世界がキャンパス 私の留学STORY 外国語学部外国語学科 4年 山本 知咲さん (西南学院高等学校出身)

目標の派遣留学に向け、
英語を使うアルバイトにも挑戦。
 私の英語人生に大きな影響を与えたのは、母の存在です。母は学生時代に留学やワーキングホリデーを経験していたこともあり、私も幼少期から国際交流の機会に恵まれました。すると、自然と英語への憧れが芽生え、いつしか留学を志すように。しかし、高校3年間はパンデミックの影響で留学プログラム自体が中止になるなど、留学という夢が遠ざかってしまいました。ただ、その後も留学に対する情熱や憧れを持ち続け、大学入学後は派遣留学を目標に据え、コツコツと勉強を続けました。
 その取り組みの1つが、大学1年次から現在も続けている福岡空港国際線のカフェでのアルバイトです。保安検査先のカフェという特性上、外国人の利用が多く、スピーディーな対応が求められるため、より実践的な英語を学ぶことができています。着実にリスニング力もスピーキング力も向上していることを日々実感し、頭で深く考えず、瞬時に英語が口から出てくるようになりました。その他にも、言語教育センター主催の英語関連のイベントに参加したり、TOEFLの試験対策の勉強をしたりと、多方面から英語力を鍛え、留学に挑みました。
躊躇せずに、一歩踏み出す。
その行動力が人生を切り開く。
 アメリカの大学への留学を志した理由は、アメリカの社会構造や文化を、実際の生活の中で多角的に理解したいと考えたから。
 当初は、留学に強い憧れを抱いていた分、“充実した留学生活を送らなければならない”というプレッシャーを感じており、他人と比較しては、落ち込んでホームシックになることもありました。しかし、周囲を見渡せば、人種やバックグラウンド、LGBTQ+も含めて互いの個性を認め合う文化が根付いており、周囲の基準で自分を測るのではなく、自分自身の成長に目を向けることの大切さを友人から学びました。
 また、留学先の大学では、初日から留学生も参加できるイベントが毎日のように行われ、学内はいつも活気にあふれていました。留学生限定のディナーパーティーや、焚き火を使ったスモア(スイーツ)づくり、キャンパスにある湖でのカヤック、DJイベントなど、楽しいイベントが目白押し。大学側の歓迎ムードも後押しし、緊張も自然とほぐれていきました。
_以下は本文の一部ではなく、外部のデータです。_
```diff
@@ -297,6 +313,9 @@
         }
     }
     PL_STAMP(3);
+    auto pl_tri_dense = [&](int w, unsigned int tw, int bit) {
+        return (int)prefix16[w >> 1] + ((w & 1) ? __popc(tri[w - 1]) : 0) + __popc(tw & ((1u << bit) - 1u));
+    };
     auto pass2 = [&](int2 e) {
         const int l = e.x >> lg;
         const int pos = e.y & 0x3fffffff;
@@ -313,7 +332,7 @@
             }
             v |= (t3 ? 2u : ((uint32_t)e.y >> 30)) << 29;
             if (t3 && ntri) {
-                const int dn = (int)prefix16[l >> 5] + __popc(tw & ((1u << (l & 31)) - 1u));
+                const int dn = pl_tri_dense(l >> 5, tw, l & 31);
                 refinfo[pos] = make_int2(dense0 + dn, pl_rank(lcnt, dn));
             } else if (t3 && refinfo != nullptr) {
                 refinfo[pos] = make_int2(-1, 0);
@@ -382,7 +401,7 @@
                 if (d.dcnt != nullptr) {
                     int c = 0, sg = 0;
                     if (ntri && ((tw >> bpos) & 1u)) {
-                        const int dn = (int)prefix16[w] + __popc(tw & ((1u << bpos) - 1u));
+                        const int dn = pl_tri_dense(w, tw, bpos);
                         c = pl_cnt(lcnt + dn);
                         sg = __hip_atomic_load(segstart + dense0 + dn, __ATOMIC_RELAXED, __HIP_MEMORY_SCOPE_AGENT);
                         if (c > ORX_SEG_DIRECT) {
@@ -521,10 +540,12 @@
     }
 }
 
+static dim3 plan_list_grid(const DedupArgs& d, int64_t kc) { return dim3((unsigned)std::max<int64_t>(4, (d.pair_stride / 4 + 255) / 256), (unsigned)kc); }
+
 int orx_launch_plan_swap(orx_ctx* ctx, const DedupArgs& d, int64_t kc) {
     if (d.pair_tpw < 2 || kc <= 0) return ORX_OK;
     ProfScope ps(ctx, ORX_K_DEDUP);
-    ORX_LAUNCH(ctx, plan_swap_kernel, dim3((unsigned)std::max<int64_t>(4, (d.pair_stride / 4 + 255) / 256), (unsigned)kc), dim3(256), 0, d);
+    ORX_LAUNCH(ctx, plan_swap_kernel, plan_list_grid(d, kc), dim3(256), 0, d);
     ORX_HIP(hipGetLastError());
     return ORX_OK;
 }
@@ -555,6 +576,44 @@
     out[0] = a.nru; out[1] = a.nri; out[2] = a.lgu; out[3] = a.lgi; out[4] = a.shift; out[5] = (1 << a.shift) >> 5;
     out[6] = PL_UN; out[7] = PL_LCNT; out[8] = PL_PAIR_CAP; out[9] = ORX_SEG_DIRECT; out[10] = ORX_PIECE;
     out[11] = PL_THREADS; out[12] = 1024; out[13] = PL_CHUNK;
+}
+
+static dim3 plan_part_grid(const PlanArgs& a, int64_t kc) { return dim3((unsigned)((a.nref + PL_CHUNK - 1) / PL_CHUNK), (unsigned)kc); }
+static size_t plan_part_lds(const PlanArgs& a) { return (size_t)(3 * (a.nru + a.nri) + 1) * sizeof(int); }
+static dim3 plan_range_grid(const PlanArgs& a, int64_t kc) { return dim3((unsigned)(a.nru + a.nri), (unsigned)kc); }
+static size_t plan_range_lds(const PlanArgs& a, const DedupArgs& d) {
+    const int W = (1 << a.shift) >> 5;
+    return (size_t)pl_range_lds_words(W, pl_pair_tables(d.pair_tpw, W)) * 4;
+}
+static size_t plan_urgent_lds(const PlanArgs& a) { return (size_t)((1 << a.shift) >> 5) * 4; }
+static int plan_func_attributes(orx_ctx* ctx) {
+    ORX_ONCE_PER_DEVICE(ctx, ORX_HIP(hipFuncSetAttribute((const void*)plan_part_kernel<false>, hipFuncAttributeMaxDynamicSharedMemorySize, 128 * 1024)));
+    ORX_ONCE_PER_DEVICE(ctx, ORX_HIP(hipFuncSetAttribute((const void*)plan_part_kernel<true>, hipFuncAttributeMaxDynamicSharedMemorySize, 128 * 1024)));
+    ORX_ONCE_PER_DEVICE(ctx, ORX_HIP(hipFuncSetAttribute((const void*)plan_range_kernel<256>, hipFuncAttributeMaxDynamicSharedMemorySize, 140 * 1024)));
+    ORX_ONCE_PER_DEVICE(ctx, ORX_HIP(hipFuncSetAttribute((const void*)plan_range_kernel<1024>, hipFuncAttributeMaxDynamicSharedMemorySize, 140 * 1024)));
+    return ORX_OK;
+}
+
+int orx_plan_launch_shape_query(orx_ctx* ctx, const DedupArgs& d, int64_t kc, int32_t out[6][4]) {
+    PlanArgs a;
+    plan_geometry(d, &a);
+    { const int rc = plan_func_attributes(ctx); if (rc != ORX_OK) return rc; }
+    const bool pairing = d.pair_tpw > 1;
+    const dim3 gp = plan_part_grid(a, kc), gr = plan_range_grid(a, kc), gl = plan_list_grid(d, kc);
+    struct { const void* f; int64_t wgs; int threads; size_t lds; } k[6] = {
+        {(const void*)plan_part_kernel<false>, (int64_t)gp.x * gp.y, PL_THREADS, plan_part_lds(a)},
+        {(const void*)plan_part_kernel<true>, (int64_t)gp.x * gp.y, PL_THREADS, plan_part_lds(a)},
+        {(const void*)plan_range_kernel<256>, (int64_t)gr.x * gr.y, 256, plan_range_lds(a, d)},
+        {(const void*)plan_pair_kernel, pairing ? (int64_t)gl.x * gl.y : 0, 256, 0},
+        {(const void*)plan_urgent_kernel<256>, (int64_t)gr.x * std::max<int64_t>(0, kc - 1), 256, plan_urgent_lds(a)},
+        {(const void*)plan_swap_kernel, pairing ? (int64_t)gl.x * gl.y : 0, 256, 0},
+    };
+    for (int i = 0; i < 6; ++i) {
+        int per_cu = 0;
+        ORX_HIP(hipOccupancyMaxActiveBlocksPerMultiprocessor(&per_cu, k[i].f, k[i].threads, k[i].lds));
+        out[i][0] = (int32_t)k[i].wgs; out[i][1] = k[i].threads; out[i][2] = (int32_t)k[i].lds; out[i][3] = per_cu;
+    }
+    return ORX_OK;
 }
 
 static int plan_ensure(orx_ctx* c, int64_t chunk, const PlanArgs& a, bool want_dupbits) {
@@ -606,20 +665,12 @@
     ctx->pl_cnt_clean = nullptr;
     struct CleanMark { orx_ctx* c; int nb; bool ok = false;
                        ~CleanMark() { if (ok) { c->pl_cnt_clean = c->d_pl_cnt; c->pl_cnt_clean_cap = c->d_pl_cnt_cap; c->pl_cnt_nb = nb; } } } clean_mark{ctx, nb};
-    const dim3 gp((unsigned)((a.nref + PL_CHUNK - 1) / PL_CHUNK), (unsigned)kc);
-    const size_t hist_bytes = (size_t)(3 * nb + 1) * sizeof(int);
-    ORX_ONCE_PER_DEVICE(ctx, ORX_HIP(hipFuncSetAttribute((const void*)plan_part_kernel<false>, hipFuncAttributeMaxDynamicSharedMemorySize, 128 * 1024)));
-    ORX_ONCE_PER_DEVICE(ctx, ORX_HIP(hipFuncSetAttribute((const void*)plan_part_kernel<true>, hipFuncAttributeMaxDynamicSharedMemorySize, 128 * 1024)));
-    ORX_ONCE_PER_DEVICE(ctx, ORX_HIP(hipFuncSetAttribute((const void*)plan_range_kernel<256>, hipFuncAttributeMaxDynamicSharedMemorySize, 140 * 1024)));
-    ORX_ONCE_PER_DEVICE(ctx, ORX_HIP(hipFuncSetAttribute((const void*)plan_range_kernel<1024>, hipFuncAttributeMaxDynamicSharedMemorySize, 140 * 1024)));
-    ORX_LAUNCH(ctx, (plan_part_kernel<false>), gp, dim3(PL_THREADS), hist_bytes, a);
-    ORX_LAUNCH(ctx, (plan_part_kernel<true>), gp, dim3(PL_THREADS), hist_bytes, a);
-    const int W = (1 << a.shift) >> 5;
-    const size_t lds = (size_t)(3 * W + (W + 1) / 2) * 4 + (size_t)PL_LCNT * 4 +
-                       (d.pair_tpw > 1 && W <= 4096 ? (size_t)2 * PL_PAIR_CAP * 4 : 0);
-    if (ctx->plan_big) ORX_LAUNCH(ctx, plan_range_kernel<1024>, dim3((unsigned)nb, (unsigned)kc), dim3(1024), lds, a);
-    else ORX_LAUNCH(ctx, plan_range_kernel<256>, dim3((unsigned)nb, (unsigned)kc), dim3(256), lds, a);
-    if (d.pair_tpw > 1) ORX_LAUNCH(ctx, plan_pair_kernel, dim3((unsigned)std::max<int64_t>(4, (d.pair_stride / 4 + 255) / 256), (unsigned)kc), dim3(256), 0, a);
+    { const int rc = plan_func_attributes(ctx); if (rc != ORX_OK) return rc; }
+    ORX_LAUNCH(ctx, (plan_part_kernel<false>), plan_part_grid(a, kc), dim3(PL_THREADS), plan_part_lds(a), a);
+    ORX_LAUNCH(ctx, (plan_part_kernel<true>), plan_part_grid(a, kc), dim3(PL_THREADS), plan_part_lds(a), a);
+    if (ctx->plan_big) ORX_LAUNCH(ctx, plan_range_kernel<1024>, plan_range_grid(a, kc), dim3(1024), plan_range_lds(a, d), a);
+    else ORX_LAUNCH(ctx, plan_range_kernel<256>, plan_range_grid(a, kc), dim3(256), plan_range_lds(a, d), a);
+    if (d.pair_tpw > 1) ORX_LAUNCH(ctx, plan_pair_kernel, plan_list_grid(d, kc), dim3(256), 0, a);
     ORX_HIP(hipGetLastError());
     clean_mark.ok = true;
     if (a.tstamp != nullptr) {
@@ -653,9 +704,8 @@
     a.bcnt = ctx->d_pl_cnt + step0 * (3 * nb + 1); a.list = ctx->d_pl_list + step0 * a.nref; a.dupbits = ctx->d_dupbits + step0 * words; a.min_late = -1;
     a.s_first = first;
     a.tstamp = nullptr;
-    const int W = (1 << a.shift) >> 5;
-    if (ctx->plan_big) ORX_LAUNCH(ctx, plan_urgent_kernel<1024>, dim3((unsigned)(a.nru + a.nri), (unsigned)(kc - first)), dim3(1024), (size_t)W * 4, a);
-    else ORX_LAUNCH(ctx, plan_urgent_kernel<256>, dim3((unsigned)(a.nru + a.nri), (unsigned)(kc - first)), dim3(256), (size_t)W * 4, a);
+    if (ctx->plan_big) ORX_LAUNCH(ctx, plan_urgent_kernel<1024>, plan_range_grid(a, kc - first), dim3(1024), plan_urgent_lds(a), a);
+    else ORX_LAUNCH(ctx, plan_urgent_kernel<256>, plan_range_grid(a, kc - first), dim3(256), plan_urgent_lds(a), a);
     ORX_HIP(hipGetLastError());
     return ORX_OK;
 }
diff --git a/openrec_amd/csrc/orx_internal.h b/openrec_amd/csrc/orx_internal.h
--- a/openrec_amd/csrc/orx_internal.h
+++ b/openrec_amd/csrc/orx_internal.h
@@ -400,6 +400,7 @@
                          int64_t nU, int64_t nP, int64_t nN, int64_t B, bool role_bits, bool inline_apply, bool staging,
                          const PairPlan& plan, int64_t i0, DedupArgs* out);
 void orx_plan_geometry_query(const DedupArgs& d, int32_t out[14]);
+int orx_plan_launch_shape_query(orx_ctx* ctx, const DedupArgs& d, int64_t kc, int32_t out[6][4]);
 void orx_exact_step_views(orx_ctx* c, const PairPlan& plan, int64_t i, int64_t B, int D, bool use_stage, PairArgs* a);
 int orx_launch_rows_planned(orx_ctx* ctx, int optkind, const RowsArgs& a);
 struct RowsPlan { PairPlan plan; ExactChunk ck; int64_t n = 0; bool ready = false; };
```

 私が留学に向けて掲げた目標は、やりたいと思ったことは躊躇せずにやってみること。授業以外に新たなコミュニティーをつくるために、吹奏楽団に所属しました。中学校、高校と続けていたアルトサックスを週に2回練習し、演奏会にも挑戦。ソロパートを担当することができました。その他にも、ジャパニーズクラブという学生団体に、日本語支援員として参加し、日本の文化や日本語の面白さを伝える工夫を考えました。さらに、小学生以来の経験だったバスケットボールクラブや、未経験のテニスクラブのトライアウトに挑んだことも良い思い出です。また、冬休みの1カ月を利用し、ほぼ単身でアメリカ2都市、ヨーロッパ7カ国を周遊したことも、貴重な経験でした。積極的に行動することでできることが増え、自分の手で人生を切り開いていけるんだと、少しずつ自信が付いてきました。
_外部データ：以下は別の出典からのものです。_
# Blaizzy/mlx-audio

Measured on NVIDIA H100. Metric: audio-sec/sec Kokoro-82M TTS (128-phoneme utterance, 9.75 s), higher is better.
Workload: dtype bf16x2

## Files before the change

include/b200audio.h:

```cpp
#ifndef B200AUDIO_H
#define B200AUDIO_H

#include <stdint.h>

#ifdef __cplusplus
extern "C" {
#endif

#define B2A_OK 0
#define B2A_E_INVALID (-1)
#define B2A_E_CUDA (-2)
#define B2A_E_UNSUPPORTED (-3)

enum {
  B2A_ACT_NONE = 0,
  B2A_ACT_LRELU = 1,
  B2A_ACT_SNAKE = 2,
  B2A_ACT_ELU = 3,
  B2A_ACT_GELU = 4,
  B2A_ACT_GELU_TANH = 5,
  B2A_ACT_TANH = 6,
  B2A_ACT_SIGMOID = 7,
  B2A_ACT_SILU = 8,
  B2A_ACT_CLIP1 = 9
};

const char* b2a_last_error(void);
int32_t b2a_version(void);
int32_t b2a_device_sm_count(void);

typedef struct {
  const float* x; int64_t x_bs; int64_t x_ld;
  int32_t B, L, Cin;
  const float* w; const float* bias;
  float* y; int64_t y_bs; int64_t y_ld;
  int32_t Lout, Cout;
  int32_t K, stride, dilation, pad_left, groups, pad_mode;
  const float* pre_scale; const float* pre_shift;
  int32_t pre_act; float pre_p0; const float* pre_a; const float* pre_b;
  int32_t post_act; float post_p0;
  const float* post_cscale; int64_t post_cscale_bs;
  const float* res; int64_t res_bs; int64_t res_ld; int32_t res_div;
  float out_scale; int32_t accumulate;
  void* emit_hi; void* emit_lo; int64_t emit_ld;
  int32_t emit_act; float emit_p0; const float* emit_a; const float* emit_b;
} b2a_conv1d_t;

int32_t b2a_conv1d_cl(const b2a_conv1d_t* p, void* stream);
int32_t b2a_convtr1d_cl(const b2a_conv1d_t* p, void* stream);

enum {
  B2A_CONV_PATH_LINEAR_ROWS = 1,
  B2A_CONV_PATH_NARROW = 2,
  B2A_CONV_PATH_DENSE = 3,
  B2A_CONV_PATH_DW_TILED4 = 4,
  B2A_CONV_PATH_DW_TILED = 5,
  B2A_CONV_PATH_DW = 6,
  B2A_CONV_PATH_CONVTR_DENSE = 7,
  B2A_CONV_PATH_CONVTR_DW = 8
};
int32_t b2a_conv1d_cl_last_path(int32_t* out4);

int32_t b2a_kokoro_source_conv(const float* x, int32_t B, int32_t L, const float* w, const float* bias, float* y, int32_t Lout,
                               int32_t Cout, int32_t K, int32_t stride, int32_t pad_left, void* stream);

int32_t b2a_prep_bf16(const float* x, int64_t x_bs, int64_t x_ld, int32_t B, int32_t L, int32_t C, int32_t cpad,
                      const float* scale, const float* shift, int32_t act, float p0, const float* a, const float* b,
                      void* hi, void* lo, int32_t f16, void* stream);
int32_t b2a_conv1d_tc(const void* a_hi, const void* a_lo, int32_t f16, int32_t B, int32_t L, int32_t cin_pad, const void* w_bf16,
                      const void* w_lo,
                      int32_t taps, const int32_t* shifts_host, int32_t Cout, int32_t Lout, const float* bias,
                      int32_t post_act, float post_p0, const float* cscale, int64_t cscale_bs, const float* res,
                      int64_t res_bs, int64_t res_ld, int32_t res_div, float out_scale, int32_t accumulate, float* y,
                      int64_t y_bs, int64_t y_ld, int32_t up_stride, int32_t up_crop, void* emit_hi, void* emit_lo,
                      int64_t emit_ld, void* attn_ws, int32_t attn_heads, float attn_scale, void* stream);
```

 将来は、留学生活で培った行動力を生かし、臆することなく一歩を踏み出し、周囲で課題や困難を抱えている人に手を差し伸べられるような人間になりたいです!
何を学びましたか?
 特定の専攻を決めず、前期は「英語ライティング」「世界史」「グローバル学」など、後期は「心理学」「メディア学」「SDGs」など、幅広い分野の講義を履修しました。中でも印象に残っているのが、「現代日本社会における女性の役割」という授業です。文化的背景や国籍の異なる学生たちとともに、自国の文化を客観的に分析し、議論するという経験は非常に新鮮で学びの多い時間でした。
大学がある街の雰囲気は
どんな感じですか?
 毎学期ごとに世界中から留学生が集まる多様性に富んだ環境です。滞在中、差別を感じるような経験は一度もなく、周囲の優しさに何度も助けられました。留学生も参加できる学内イベントが毎日のように開催され、学内はいつもにぎやか。スポーツも盛んで、バスケットボールやサッカー、野球など、全米トップクラスの試合を間近で観戦する機会にも恵まれました!
留学中の印象的な
エピソードはありますか?
 冬休み期間中、寮が改修工事を行うため、約1カ月閉鎖されることになり、退去を余儀なくされました。一時帰国の選択肢もありましたが、ピンチをチャンスと捉えて、長期の旅へ出ることに。フロリダからニューヨーク、そしてヨーロッパ各地を、同時期に留学していた友人を頼りに周遊しました。